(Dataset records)
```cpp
int prdc64_filter(const double* R, int64_t Nr, int64_t ldr, const double* C, int64_t Nc, int64_t ldc, int D, const double* rt,
                  const double* ct, int32_t* col_count, unsigned* row_any, unsigned* row_cover, const int** fail_flag, void* ws,
                  size_t ws_bytes, hipStream_t st) {
    Carver c(ws, ws_bytes);
    Prdc64Layout L;
    AM_REQUIRE(prdc64_layout(c, Nr, Nc, D, L), AM_ERR_WORKSPACE, "workspace too small: need %zu bytes, have %zu", L.total, ws_bytes);
    hipLaunchKernelGGL(cast64_kernel, dim3((unsigned)ceil_div(Nr * L.ld32, 256)), dim3(256), 0, st, R, Nr, ldr, D, L.r32, L.ld32);
    hipLaunchKernelGGL(cast64_kernel, dim3((unsigned)ceil_div(Nc * L.ld32, 256)), dim3(256), 0, st, C, Nc, ldc, D, L.c32, L.ld32);
    hipLaunchKernelGGL(narrow64_kernel, dim3((unsigned)ceil_div(Nr, 256)), dim3(256), 0, st, rt, Nr, L.rt);
    hipLaunchKernelGGL(narrow64_kernel, dim3((unsigned)ceil_div(Nc, 256)), dim3(256), 0, st, ct, Nc, L.ct);
    hipLaunchKernelGGL(fill_u32_kernel, dim3((unsigned)ceil_div(Nr, 256)), dim3(256), 0, st, L.rmin, Nr, 0x7f800000u);
    AM_LAUNCH_CHECK();
    int rc;
    if ((rc = norms_of(nullptr, L.r32, Nr, L.ld32, D, L.rn, st)) != AM_OK) return rc;
    if ((rc = norms_of(nullptr, L.c32, Nc, L.ld32, D, L.cn, st)) != AM_OK) return rc;
    const Prdc64Hook h{R, C, ldr, ldc, rt, ct};
    if ((rc = run_cross_fast(L.r32, Nr, L.ld32, L.rn, L.rt, L.c32, Nc, L.ld32, L.cn, L.ct, D, L.plan, L.buf, col_count, L.rmin, row_any,
                             row_cover, false, st, nullptr, nullptr, &h)) != AM_OK)
        return rc;
    *fail_flag = L.buf.ov_count + 1;
    return AM_OK;
}

}

extern "C" int am_knn_radii_f32(const float* X, int64_t N, int64_t ldx, const float* Y, int64_t M, int64_t ldy,
                                int D, int k, float* out_r, void* ws, size_t ws_bytes, am_stream_t stream) {
    return knn_radii_impl(X, N, ldx, Y, M, ldy, D, k, out_r, ws, ws_bytes, stream, nullptr);
}

static bool prepared_ok(const am_prepared_set* p) { return p != nullptr && p->norms != nullptr && p->stats != nullptr && p->half != nullptr; }
static PreparedSet prepared_of(const am_prepared_set* p) { return PreparedSet{p->norms, p->stats, p->half}; }

extern "C" int64_t am_prepared_half_ld(int D) { return D < 1 ? 0 : half_ld(D); }

extern "C" int am_prepare_set_f32(const float* X, int64_t N, int64_t ld, int D, float* norms, uint32_t* stats4, uint16_t* half,
                                  am_stream_t stream) {
    int rc;
    if ((rc = check_matrix(X, N, ld, D, "X")) != AM_OK) return rc;
    AM_REQUIRE(norms && stats4 && half, AM_ERR_BAD_ARG, "null output pointer");
    hipStream_t st = static_cast<hipStream_t>(stream);
    if ((rc = launch_norms(X, N, ld, D, norms, st)) != AM_OK) return rc;
    AM_HIP_TRY(hipMemsetAsync(stats4, 0, 4 * sizeof(unsigned), st));
    return launch_to_half(X, N, ld, D, norms, stats4, 0, half, st);
}

extern "C" int am_knn_radii_prepared_f32(const float* X, int64_t N, int64_t ldx, int D, const am_prepared_set* prepared, int k,
                                         float* out_r, void* ws, size_t ws_bytes, am_stream_t stream) {
    AM_REQUIRE(prepared_ok(prepared), AM_ERR_BAD_ARG, "prepared set has a null member");
    const PreparedSet ps = prepared_of(prepared);
    return knn_radii_impl(X, N, ldx, X, N, ldx, D, k, out_r, ws, ws_bytes, stream, &ps);
}

extern "C" int am_filter_stats_enable(int64_t* device_slots) {
    if (device_slots == nullptr) {
        g_filter_stats = nullptr;
        g_filter_stats_device = -1;
        return AM_OK;
    }
    int dev = -1;
    AM_HIP_TRY(hipGetDevice(&dev));
    g_filter_stats = reinterpret_cast<long long*>(device_slots);
    g_filter_stats_device = dev;
    return AM_OK;
}

extern "C" int am_knn_path(int64_t N, int64_t M, int D, int k, int self) {
    if (N < 1 || M < 1 || D < 1 || k < 1) return -1;
    if (k > AM_MAX_K) return 4;
    const KnnPlan p = plan_knn(N, M, D, k, self != 0 && N == M);
    return !p.sym ? 0 : (knn_fast_enabled(N, D) ? (p.tile_rows == 256 ? 3 : 2) : 1);
}
extern "C" int am_prdc_path(int64_t Nr, int64_t Nc, int D) {
    if (Nr < 1 || Nc < 1 || D < 1) return -1;
    if (!cross_fast_enabled(Nr, Nc, D)) return 0;
    return plan_cross_fast(Nr, Nc, D).wide ? 3 : 2;
}

extern "C" int am_filter_engine(int D) {
    if (D < 1) return 0;
    const int Dh = (int)(half_ld(D) / 2);
    return wide_stationary(Dh) ? (pstat64_supported(Dh) ? 2 : 1) : 0;
}

extern "C" int am_knn_sym_eligible(int64_t N, int D, int k) {
    if (N < 1 || D < 1 || k < 1 || k > AM_MAX_K) return 0;
    return plan_knn(N, N, D, k, true).sym ? 1 : 0;
}

extern "C" int am_knn_list_width(int k) { return (k < 1 || k > AM_MAX_K) ? 0 : kcap_for(k + 1); }

extern "C" size_t am_knn_part_workspace_bytes(int64_t N, int D, int k) {
    if (N < 1 || D < 1 || k < 1 || k > AM_MAX_K) return 0;
    const KnnPlan p = plan_knn(N, N, D, k, true, true);
    Carver c(nullptr, 0);
    KnnBuffers b;
    carve_knn(c, N, N, p, b);
// ... 313 lines not shown
```

audio-metrics_amd/csrc/stats.hip:

```cpp
#include "am_common.h"
#include "tile_engine.h"
#include <algorithm>

namespace am {

constexpr int SC_ROWS = 32;
constexpr int SC_LD = 128;
constexpr int SC_SLAB = SC_ROWS * SC_LD;
constexpr int SC_FLUSH = 8;

__global__ void __launch_bounds__(256) colsum_partial_kernel(const float* __restrict__ X, int64_t N, int64_t ld,
                                                             int D, int64_t rows_per_block,
                                                             double* __restrict__ partial) {
    __shared__ double red[256 * 4];
    const int tid = threadIdx.x;
    const int cgs = (D + 3) / 4;
    const int cpp = cgs < 256 ? cgs : 256;
    const int rpar = 256 / cpp;
    const int my_cg = tid % cpp, my_r = tid / cpp;
    const int64_t r0 = (int64_t)blockIdx.x * rows_per_block;
    const int64_t r1 = (r0 + rows_per_block < N) ? r0 + rows_per_block : N;
    for (int cg0 = 0; cg0 < cgs; cg0 += cpp) {
        const int cg = cg0 + my_cg;
        double s0 = 0, s1 = 0, s2 = 0, s3 = 0;
// ... 260 lines not shown
        mu[which][c] = s / (double)b;
    }
    __syncthreads();
    for (int e = tid; e < b * PUSH_TILE; e += 256) {
        const int r = e / PUSH_TILE, c = e % PUSH_TILE;
        ea[r][c] -= (float)mu[0][c];
        eb[r][c] -= (float)mu[1][c];
    }
    __syncthreads();
    const double n1 = (double)n_old, n2 = (double)b, n = n1 + n2;
    const int c = tid % PUSH_TILE;
#pragma unroll
    for (int q = 0; q < PUSH_TILE / 8; ++q) {
        const int r = tid / PUSH_TILE + 8 * q;
        const int gi = i0 + r, gj = j0 + c;
        if (gi >= D || gj >= D) continue;
        double sum = 0;
        for (int k = 0; k < b; ++k) sum = fma((double)ea[k][r], (double)eb[k][c], sum);
        const double cov2 = b > 1 ? sum / (double)(b - 1) : 0.0;
        const int64_t o = (int64_t)gi * D + gj;
        if (n_old == 0) {
            cov[o] = cov2;
        } else {
            const double w1 = (n1 - 1) / (n - 1), w2 = (n2 - 1) / (n - 1), wd = (n1 * n2 / n) / (n - 1);
            const double di = mean_in[gi] - mu[0][r], dj = mean_in[gj] - mu[1][c];
            cov[o] = (w1 * cov[o] + w2 * cov2) + wd * (di * dj);
        }
    }
    if (ti == tj && tid < PUSH_TILE && i0 + tid < D) {
        const int g = i0 + tid;
        mean_out[g] = n_old == 0 ? mu[0][tid] : (n1 * mean_in[g] + n2 * mu[0][tid]) / n;
    }
    if (rows_out != nullptr) {
        const int64_t total = (int64_t)b * D;
        const int64_t nwg = (int64_t)gridDim.x * gridDim.y, wg = (int64_t)ti * gridDim.x + tj;
        const int64_t per = (total + nwg - 1) / nwg;
        const int64_t lo = wg * per, hi = lo + per < total ? lo + per : total;
        for (int64_t e = lo + tid; e < hi; e += 256) {
            const int64_t r = e / D, col = e % D;
            rows_out[r * ld_out + col] = E[r * ld + col];
        }
    }
}

struct StatsPlan {
    int cs_blocks;
    int64_t cs_rows;
    int ntri, nslabs;
    int64_t slab_rows;
};

static StatsPlan plan_stats(int64_t N, int D) {
    StatsPlan p;
    int64_t b = ceil_div(N, 64);
    if (b > 512) b = 512;
    if (b < 1) b = 1;
    p.cs_rows = ceil_div(N, b);
    p.cs_blocks = (int)ceil_div(N, p.cs_rows);
    const int T = (int)ceil_div(D, TB);
    p.ntri = T * (T + 1) / 2;
    int64_t s = std::max<int64_t>(512 / p.ntri, 1);
    const int64_t max_s = ceil_div(N, SC_ROWS * SC_FLUSH);
    if (s > max_s) s = max_s;
    if (s < 1) s = 1;
    p.slab_rows = ceil_div(ceil_div(N, s), SC_ROWS) * SC_ROWS;
    p.nslabs = (int)ceil_div(N, p.slab_rows);
    return p;
}

static size_t stats_ws(int64_t N, int D, const StatsPlan& p) {
    Carver c(nullptr, 0);
    c.take<double>((size_t)p.cs_blocks * D);
    c.take<double>((size_t)p.nslabs * p.ntri * TB * TB);
    c.take<double>(D);
    return c.off;
}

static int check_x(const float* X, int64_t N, int D, int64_t ld) {
    AM_REQUIRE(X != nullptr, AM_ERR_BAD_ARG, "X is null");
    AM_REQUIRE(N >= 1 && D >= 1, AM_ERR_BAD_SHAPE, "X has shape %lld x %d", (long long)N, D);
    AM_REQUIRE(aligned16(X) && ld % 4 == 0 && ld >= D, AM_ERR_BAD_ARG,
               "X must be 16-byte aligned with ld %% 4 == 0 and ld >= D (ld=%lld, D=%d)", (long long)ld, D);
    return AM_OK;
}

constexpr int S64_TILE = 32;
__global__ void __launch_bounds__(256) colsum64_partial_kernel(const double* __restrict__ X, int64_t N, int64_t ld, int D,
                                                               int64_t rows_per_block, double* __restrict__ partial) {
    const int64_t r0 = (int64_t)blockIdx.x * rows_per_block;
    const int64_t r1 = (r0 + rows_per_block < N) ? r0 + rows_per_block : N;
    for (int d = threadIdx.x; d < D; d += 256) {
        double s = 0.0;
        for (int64_t row = r0; row < r1; ++row) s += X[row * ld + d];
        partial[(int64_t)blockIdx.x * D + d] = s;
    }
}

__global__ void __launch_bounds__(256) scatter64_partial_kernel(const double* __restrict__ X, int64_t N, int64_t ld, int D,
                                                                const double* __restrict__ mean, int64_t slab_rows, int ntri,
                                                                double* __restrict__ partial) {
    const int T = (D + S64_TILE - 1) / S64_TILE;
    int tp, tq;
    tri_decode((int)(blockIdx.x % ntri), T, tp, tq);
    const int64_t slab = blockIdx.x / ntri;
    const int lane = threadIdx.x & 63, wave = threadIdx.x >> 6;
    const int l15 = lane & 15, l4 = lane >> 4;
    const int ca = tp * S64_TILE + (wave >> 1) * 16 + l15, cb = tq * S64_TILE + (wave & 1) * 16 + l15;
    const double ma = ca < D ? mean[ca] : 0.0, mb = cb < D ? mean[cb] : 0.0;
    const int64_t r0 = slab * slab_rows;
    const int64_t r1 = (r0 + slab_rows < N) ? r0 + slab_rows : N;
    typedef double f64x4s __attribute__((ext_vector_type(4)));
// ... 64 lines not shown
    AM_LAUNCH_CHECK();
    return AM_OK;
}
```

=== TASK ===
Please work out how many lines in the data include "threadIdx"; write that number only.

=== SOLUTION TO THE PROBLEM ===
3